I have a serious love/hate relationship with this country. There's a lot of good in Japan, but there's also a lot of negative, uncreative, monotonous homogeneity here too. The education system is socialist to the extreme, and as a result, the development of individuality amongst this country's youth is surprisingly low. Everything is planned out for this country's youth. After school activities, school uniforms, academic promotions (every academic subject has a certification system that students are encouraged to take to beef up their academic record), school lunches (which are still on the same system designed by the GHQ after WWII, which is why milk is served with fish and miso soup), even the bags they carry are strictly regulated by the Ministry of Education. The list of things children are not allowed to do is triple the length of the list of things they are allowed to do.
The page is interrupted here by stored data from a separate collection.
@@ -2092,6 +2105,25 @@
     return 0;
 }
 
+int smashx_plan_tape_skip(smashx_plan* p, long long* out) {
+    if (!p || !out) return fail(SMASHX_E_ARG, "null argument");
+    if (!p->adj_ready || p->skip_off < 0) return fail(SMASHX_E_STATE, "smashx_plan_tape_skip: no taped forward launch has run");
+    int rc = set_device(p); if (rc) return rc;
+    const int nw = (p->n + 63) / 64, nb = (p->skip_T + 15) / 16;
+    out[0] = out[1] = 0; out[2] = p->skip_T; out[3] = nw;
+    if (!sx_tape_skip(p->st, p->A.prcp16 != nullptr) || nb == 0) return 0;
+    HIPCHK(hipStreamSynchronize(p->stream));
+    std::vector<unsigned> w((size_t)nb * p->A.nwaves);
+    const unsigned* src[2] = {p->A.tape_hi ? p->A.flag_hi : nullptr, p->A.flag_hp};
+    for (int l = 0; l < 2; ++l) {
+        if (!src[l]) continue;
+        HIPCHK(hipMemcpy(w.data(), src[l] + (size_t)(p->skip_off / 16) * p->A.nwaves, w.size() * 4, hipMemcpyDeviceToHost));
+        for (int b = 0; b < nb; ++b)
+            for (int v = 0; v < nw; ++v) out[l] += __builtin_popcount(w[(size_t)b * p->A.nwaves + v]);
+    }
+    return 0;
+}
+
 int smashx_plan_hbm(const smashx_plan* p, double out[3]) {
     if (!p || !out) return fail(SMASHX_E_ARG, "null argument");
     out[0] = p->hbm_free_at_plan; out[1] = p->hbm_total; out[2] = p->bytes;
diff --git a/smash_amd/csrc/sx_kernels.h b/smash_amd/csrc/sx_kernels.h
--- a/smash_amd/csrc/sx_kernels.h
+++ b/smash_amd/csrc/sx_kernels.h
@@ -136,6 +136,7 @@
     float* qdT;
     float *tape_hi, *tape_hp, *tape_hft, *tape_hst;
     float* ckpt_hi;
+    unsigned *flag_hi, *flag_hp; int nwaves, tape_all;
     float* xT;
     float* qsk; int cs0, ncs;
     float *qg, *qgb;
@@ -362,6 +363,14 @@
 #ifndef SX_VFWD_WAVES
 #define SX_VFWD_WAVES 8
 #endif
+#ifndef SX_TAPE_SKIP
+#define SX_TAPE_SKIP 1
+#endif
+#ifndef SX_TAPE_SKIP_ALL
+#define SX_TAPE_SKIP_ALL 0
+#endif
+constexpr bool sx_tape_skip(int st, bool compact) { return SX_TAPE_SKIP && (SX_TAPE_SKIP_ALL ? st <= 4 : (st == 2 && compact)); }
+typedef const __attribute__((address_space(4))) unsigned sx_cuint;
 template <int ST, bool TAPE, bool CF>
 #ifndef SX_VFWD_WAVES_GRC
 #define SX_VFWD_WAVES_GRC 7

In short, Japanese people love "the box." This is the same "box" from the proverbial expression, "Think outside the box." Japanese people more often than not do not realize that "the box" is prohibitive; a barrier that needs to be felled, not reinforced. Unfortunately, "the box" is warm and cosy, a nice place to curl up and live in your own little sheltered world. This is usually why Japanese people are surprised that foreigners can speak Japanese, use chopsticks, and have more than a passing knowledge of Japanese culture and history. For the average Japanese person, leaving that zone of comfort - "the box" - can be frightening and down right unthinkable, so why wouldn't a foreigner think the same? That's unthinkable! "The box" is what gets in the way of many Japanese people's attempts at creating what they refer to as "an internationalized society." There are so many universally accepted beliefs about foreigners and foreign countries that most Japanese people are too confused by it all to even make an attempt at learning something new. Why? Because they would have to knock down the walls of "the box" to have a meaningful conversation with someone from a different society.
A lot of people in this country are so overwhelmed by foreign cultures that they do what anyone would do in a position of fear: they hide and/or hate.
Despite being raised in the southern United States, most of the racism I've encountered has been what I call "passive racism." That's the racism that's been left over after generations of socially acceptable racial barriers have been erected. Black housekeepers working in upper class white neighborhoods, the painfully obvious socio-economic divide ("the projects"), integrated-yet-still segregated schools, etc. These problems will take decades to fix. Thank God for milestones like Obama's election to the presidency, right?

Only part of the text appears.